Start of PROVIDED ENTRIES

# SMSD75/Timetuning

Hardware: AMD Instinct MI355X
Metric: clip-frames/sec (higher is better)
Workload: dtype f32-split(f16x3); 1 GPU; C2: dino-s16 full TimeT training step (fwd+bwd+AdamW), 4-frame 224x224 clips, 32 clips/GPU, 200 prototypes; clips_per_gpu=32, num_frames=4, num_clusters=200, global_batch=32, parallelism=dp1

## Files before the change

include/timetuning_hip.h:

```cpp
#ifndef TIMETUNING_HIP_H
#define TIMETUNING_HIP_H

#include <stddef.h>
#include <stdint.h>

#ifdef __cplusplus
extern "C" {
#endif

#define TT_OK 0
#define TT_EINVAL (-1)
#define TT_ELAUNCH (-2)
#define TT_EUNSUPPORTED (-3)

typedef void* tt_stream_t;

const char* tt_last_error(void);
int tt_abi_version(void);
int tt_set_tuning_knob(const char* name, int value);
int tt_tuning_knob_info(int index, const char** name, int* default_value, int* value);
int tt_device_info(char* name, int cap);

size_t tt_linear_ksplit_workspace_bytes(void);
int tt_linear_ksplit_workspace_init(void* workspace, size_t workspace_bytes, tt_stream_t stream);
// ... 130 lines not shown
int tt_linear_bwd_weight_planes(const void* dyT_planes, long long dyT_plane_stride, const void* xT_planes, long long xT_plane_stride,
                                int planes, float* dw, int N, int K, int Mpad, void* workspace, size_t workspace_bytes,
                                tt_stream_t stream);
size_t tt_linear_bwd_weight_planes_workspace_bytes(int N, int K, int Mpad);

int tt_label_propagate_route(int fs, int g, int K, int n_last_frames, int radius, int t);
int tt_label_propagate(const float* xn, const float* seg0, int64_t* labels, double* pmap_last, int bs, int fs, int g,
                       int D, int K, int n_last_frames, int radius, int topk, float temperature, int precision, void* workspace,
                       size_t workspace_bytes, tt_stream_t stream);
size_t tt_label_propagate_workspace_bytes(int bs, int fs, int g, int D, int K, int n_last_frames);
int tt_label_propagate_sims(const float* xn, int bs, int fs, int g, int D, int K, int n_last_frames, int precision, void* workspace,
                            size_t workspace_bytes, tt_stream_t stream);
int tt_label_propagate_from_sims(const float* xn, const float* seg0, int64_t* labels, double* pmap_last, int bs, int fs, int g, int D, int K,
                                 int n_last_frames, int radius, int topk, float temperature, void* workspace, size_t workspace_bytes,
                                 tt_stream_t stream);

int tt_label_propagate_maps(const float* xn, const float* seg0, double* pmap_all, int bs, int fs, int g, int D, int K,
                            int n_last_frames, int radius, int topk, float temperature, int precision, void* workspace,
                            size_t workspace_bytes, tt_stream_t stream);
int tt_upsample_argmax(const double* maps, int64_t* labels_out, int M, int g, int K, int R, tt_stream_t stream);
int tt_confusion_counts(const int64_t* pred, const int64_t* gt, long long n, int C, unsigned long long* counts,
                        tt_stream_t stream);
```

End of PROVIDED ENTRIES

### DIRECTIONS FOR THIS TASK
Repeat the data word for word. Leave nothing out.

### RESPONSE TO THIS EXERCISE
# SMSD75/Timetuning

Hardware: AMD Instinct MI355X
Metric: clip-frames/sec (higher is better)
Workload: dtype f32-split(f16x3); 1 GPU; C2: dino-s16 full TimeT training step (fwd+bwd+AdamW), 4-frame 224x224 clips, 32 clips/GPU, 200 prototypes; clips_per_gpu=32, num_frames=4, num_clusters=200, global_batch=32, parallelism=dp1

## Files before the change

include/timetuning_hip.h:

```cpp
#ifndef TIMETUNING_HIP_H
#define TIMETUNING_HIP_H

#include <stddef.h>
#include <stdint.h>

#ifdef __cplusplus
extern "C" {
#endif

#define TT_OK 0
#define TT_EINVAL (-1)
#define TT_ELAUNCH (-2)
#define TT_EUNSUPPORTED (-3)

typedef void* tt_stream_t;

const char* tt_last_error(void);
int tt_abi_version(void);
int tt_set_tuning_knob(const char* name, int value);
int tt_tuning_knob_info(int index, const char** name, int* default_value, int* value);
int tt_device_info(char* name, int cap);

size_t tt_linear_ksplit_workspace_bytes(void);
int tt_linear_ksplit_workspace_init(void* workspace, size_t workspace_bytes, tt_stream_t stream);
// ... 130 lines not shown
int tt_linear_bwd_weight_planes(const void* dyT_planes, long long dyT_plane_stride, const void* xT_planes, long long xT_plane_stride,
                                int planes, float* dw, int N, int K, int Mpad, void* workspace, size_t workspace_bytes,
                                tt_stream_t stream);
size_t tt_linear_bwd_weight_planes_workspace_bytes(int N, int K, int Mpad);

int tt_label_propagate_route(int fs, int g, int K, int n_last_frames, int radius, int t);
int tt_label_propagate(const float* xn, const float* seg0, int64_t* labels, double* pmap_last, int bs, int fs, int g,
                       int D, int K, int n_last_frames, int radius, int topk, float temperature, int precision, void* workspace,
                       size_t workspace_bytes, tt_stream_t stream);
size_t tt_label_propagate_workspace_bytes(int bs, int fs, int g, int D, int K, int n_last_frames);
int tt_label_propagate_sims(const float* xn, int bs, int fs, int g, int D, int K, int n_last_frames, int precision, void* workspace,
                            size_t workspace_bytes, tt_stream_t stream);
int tt_label_propagate_from_sims(const float* xn, const float* seg0, int64_t* labels, double* pmap_last, int bs, int fs, int g, int D, int K,
                                 int n_last_frames, int radius, int topk, float temperature, void* workspace, size_t workspace_bytes,
                                 tt_stream_t stream);

int tt_label_propagate_maps(const float* xn, const float* seg0, double* pmap_all, int bs, int fs, int g, int D, int K,
                            int n_last_frames, int radius, int topk, float temperature, int precision, void* workspace,
                            size_t workspace_bytes, tt_stream_t stream);
int tt_upsample_argmax(const double* maps, int64_t* labels_out, int M, int g, int K, int R, tt_stream_t stream);
int tt_confusion_counts(const int64_t* pred, const int64_t* gt, long long n, int C, unsigned long long* counts,
                        tt_stream_t stream);
```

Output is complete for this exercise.